Hullar Meredith A J, Kahsai Orsalem J, Hill Courtney, Levy Lisa, Malen Rachel C, Curtis Keith R, Ammar Hamza, Sillah Arthur, Reedy Adriana M, Lampe Johanna W, Ogino Shuji, Potter John D, Newcomb Polly A, Phipps Amanda I
Division of Public Health Sciences, Fred Hutchinson Cancer Center, Seattle, Washington.
Department of Epidemiology, University of Washington, Seattle, Washington.
Cancer Epidemiol Biomarkers Prev. 2025 Aug 1;34(8):1377-1385. doi: 10.1158/1055-9965.EPI-24-1020.

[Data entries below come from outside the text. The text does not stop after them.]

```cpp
WgPlan tdr_wgrad_1x1_plan(const TdrWgradDesc* d) {
    WgPlan p;
    p.tw_log2 = 5;
    p.cfg = (d->Cout > 64 && d->Cin > 64) ? 0 : 1;
    p.BMc = p.cfg == 0 ? 128 : 64; p.BNc = p.BMc;
    p.WKw = 1;
    const long HW = (long)d->OH * d->OW;
    p.tiles_x = (int)(HW / G1_PX); p.tiles_y = 1;
    p.tpi = p.tiles_x;
    const long out_tiles = (long)tdr_cdiv(d->Cout, p.BMc) * tdr_cdiv(d->Cin, p.BNc);
    static const long want_env = tdr_tune_env("TDR_WG1_WANT") ? atol(tdr_tune_env("TDR_WG1_WANT")) : 0;
    const long want_total = want_env > 0 ? want_env : (d->math == 1 ? 256 : 512);
    long want = want_total / out_tiles;
    if (want < 1) want = 1;
    long spi = (want + d->N - 1) / d->N;
    if (spi > p.tpi / 4) spi = p.tpi / 4;
    if (spi < 1) spi = 1;
    p.tps = tdr_cdiv(p.tpi, spi);
    p.spi = tdr_cdiv(p.tpi, p.tps);
    return p;
}

int tdr_wgrad_1x1_launch(const WgArgs& a, const WgPlan& p, const TdrWgradDesc* d, hipStream_t st) {
    if (p.cfg == 0 && g1_sp() == 1) {
        const bool g = d->gate != 0;
        if (a.scheme == 1) return g ? launch_sp<true, G1_HX2, 2>(a, d->N, st) : launch_sp<false, G1_HX2, 2>(a, d->N, st);
        return g ? launch_sp<true, G1_BX3, 2>(a, d->N, st) : launch_sp<false, G1_BX3, 2>(a, d->N, st);
    }
    if (p.cfg == 0 && g1_sp() == 2) {
        const bool g = d->gate != 0;
        if (a.scheme == 1) return g ? launch_sp<true, G1_HX2, 1>(a, d->N, st) : launch_sp<false, G1_HX2, 1>(a, d->N, st);
        return g ? launch_sp<true, G1_BX3, 1>(a, d->N, st) : launch_sp<false, G1_BX3, 1>(a, d->N, st);
    }
    if (a.scheme == 1) return p.cfg == 0 ? launch_g1_gr<2, 2, G1_HX2>(a, d, st) : launch_g1_gr<1, 1, G1_HX2>(a, d, st);
    return p.cfg == 0 ? launch_g1_gr<2, 2, G1_BX3>(a, d, st) : launch_g1_gr<1, 1, G1_BX3>(a, d, st);
}
```

textualdegremoval_amd/csrc/tdr_wgrad_bx3.hip:

```cpp
#include "tdr_common.h"
#include "tdr_wgrad_common.h"
#include "../../include/tdr.h"

typedef __bf16 bf16x8 __attribute__((ext_vector_type(8)));
typedef _Float16 wf16x8 __attribute__((ext_vector_type(8)));

namespace {

enum { WSCH_BX3 = 0, WSCH_HX2 = 1, WSCH_H1 = 2 };

typedef unsigned u32x4 __attribute__((ext_vector_type(4)));

__device__ __forceinline__ void wsplit3(float x, __bf16& h, __bf16& m, __bf16& l) {
    h = (__bf16)x;
    const float r = x - (float)h;
    m = (__bf16)r;
    l = (__bf16)(r - (float)m);
}

#define WSPLIT_ONE(x, i)                      \
    {                                         \
        __bf16 a0, a1, a2;                    \
        float xp__ = (x);                     \
        asm volatile("" : "+v"(xp__));        \
        wsplit3(xp__, a0, a1, a2);            \
        hv[i] = a0; mv[i] = a1; lv[i] = a2;   \
    }

constexpr int wb_max_nch(int KH, int P) {
    return KH == 3 ? ((P / 32 + 2) * 5 > (P / 8 + 2) * 2 ? ((P / 32 + 2) * 5 > (P / 16 + 2) * 3 ? (P / 32 + 2) * 5 : (P / 16 + 2) * 3)
                                                         : ((P / 8 + 2) * 2 > (P / 16 + 2) * 3 ? (P / 8 + 2) * 2 : (P / 16 + 2) * 3))
                   : P / 8;
}

template <int SCH, bool PIN = true>
__device__ __forceinline__ void split8v(const f32x4& a, const f32x4& b, u32x4& h, u32x4& m, u32x4& l) {
    if constexpr (SCH == WSCH_H1) {
        wf16x8 hv;
#pragma unroll
        for (int i = 0; i < 8; ++i) hv[i] = (_Float16)(i < 4 ? a[i & 3] : b[i & 3]);
        h = __builtin_bit_cast(u32x4, hv);
        m = h;
        l = h;
    } else if constexpr (SCH == WSCH_HX2) {
        unsigned h0, h1, h2, h3, m0, m1, m2, m3;
        tdr_split2_f16<PIN>(a[0], a[1], h0, m0);
        tdr_split2_f16<PIN>(a[2], a[3], h1, m1);
        tdr_split2_f16<PIN>(b[0], b[1], h2, m2);
        tdr_split2_f16<PIN>(b[2], b[3], h3, m3);
        h = (u32x4){h0, h1, h2, h3};
        m = (u32x4){m0, m1, m2, m3};
        l = m;
    } else {
        bf16x8 hv, mv, lv;
        WSPLIT_ONE(a[0], 0) WSPLIT_ONE(a[1], 1) WSPLIT_ONE(a[2], 2) WSPLIT_ONE(a[3], 3)
        WSPLIT_ONE(b[0], 4) WSPLIT_ONE(b[1], 5) WSPLIT_ONE(b[2], 6) WSPLIT_ONE(b[3], 7)
        h = __builtin_bit_cast(u32x4, hv);
        m = __builtin_bit_cast(u32x4, mv);
        l = __builtin_bit_cast(u32x4, lv);
    }
}
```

Fusobacterium nucleatum (Fn) has been associated with the risk of colorectal cancer, poor colorectal cancer survival, and tumor attributes. Accurate and sensitive detection of Fn in tumor tissue is critical for evaluating their role in colorectal cancer.
We developed a droplet digital PCR (ddPCR) assay for detecting Fn using the transcription termination/antitermination gene (nusG) normalized for host tissue (solute carrier organic anion transporter family member 2A1). We assayed Fn(nusG) in matched tumor and normal tissues for 613 participants in the Seattle site of the Colon Cancer Family Registry. We used logistic regression to determine the odds of Fn enrichment in tumor tissue according to the tumor site and stage, adjusting for age, sex, and body mass index.
The limit of quantitation for Fn(nusG) was 4.1 copies/10 ng host tissue. Detection of Fn was quenched and poor at low levels in formalin-fixed, paraffin-embedded tissues using qPCR. There was a low agreement between qPCR and ddPCR (Cohen's kappa = 0.46). Fn(nusG) was detected in tumor (21%) and normal (10%) tissues and was enriched in 19% of tumors. Individuals with tumors enriched in Fn were more likely to be female (59% vs. 48%, respectively; P = 0.04) with proximal colon tumors (57% vs. 43%; P = 0.026). In multivariable-adjusted analyses, proximal colon tumors were significantly associated with Fn enrichment (OR vs. rectal tumors: 1.86; 95% confidence interval, 1.11-3.24).
We established a sensitive and specific method to detect Fn enrichment in human tissues.
ddPCR enhanced detection of Fn(nusG) for studies targeting tumor-associated bacteria.
具核梭杆菌(Fn)与结直肠癌风险、结直肠癌患者较差的生存率及肿瘤特征相关。准确、灵敏地检测肿瘤组织中的Fn对于评估其在结直肠癌中的作用至关重要。
我们开发了一种液滴数字PCR(ddPCR)检测法,用于检测Fn,该方法使用针对宿主组织(溶质载体有机阴离子转运体家族成员2A1)标准化的转录终止/抗终止基因(nusG)。我们对结肠癌家族登记处西雅图站点的613名参与者的配对肿瘤组织和正常组织进行了Fn(nusG)检测。我们使用逻辑回归来确定根据肿瘤部位和分期,肿瘤组织中Fn富集的比值比,并对年龄、性别和体重指数进行了调整。
Fn(nusG)的定量下限为4.1拷贝/10 ng宿主组织。使用定量PCR(qPCR)检测福尔马林固定、石蜡包埋组织中的Fn时,检测受到抑制且低水平时效果不佳。qPCR与ddPCR之间的一致性较低(科恩kappa系数=0.46)。在肿瘤组织(21%)和正常组织(10%)中均检测到Fn(nusG),且在19%的肿瘤中呈富集状态。Fn富集的肿瘤患者更可能为女性(分别为59%和48%;P = 0.04),且肿瘤位于近端结肠(57%和43%;P = 0.026)。在多变量调整分析中,近端结肠肿瘤与Fn富集显著相关(与直肠肿瘤相比的比值比:1.86;95%置信区间,1.11 - 3.24)。
我们建立了一种灵敏且特异的方法来检测人体组织中Fn的富集情况。
ddPCR增强了针对肿瘤相关细菌研究中Fn(nusG)的检测。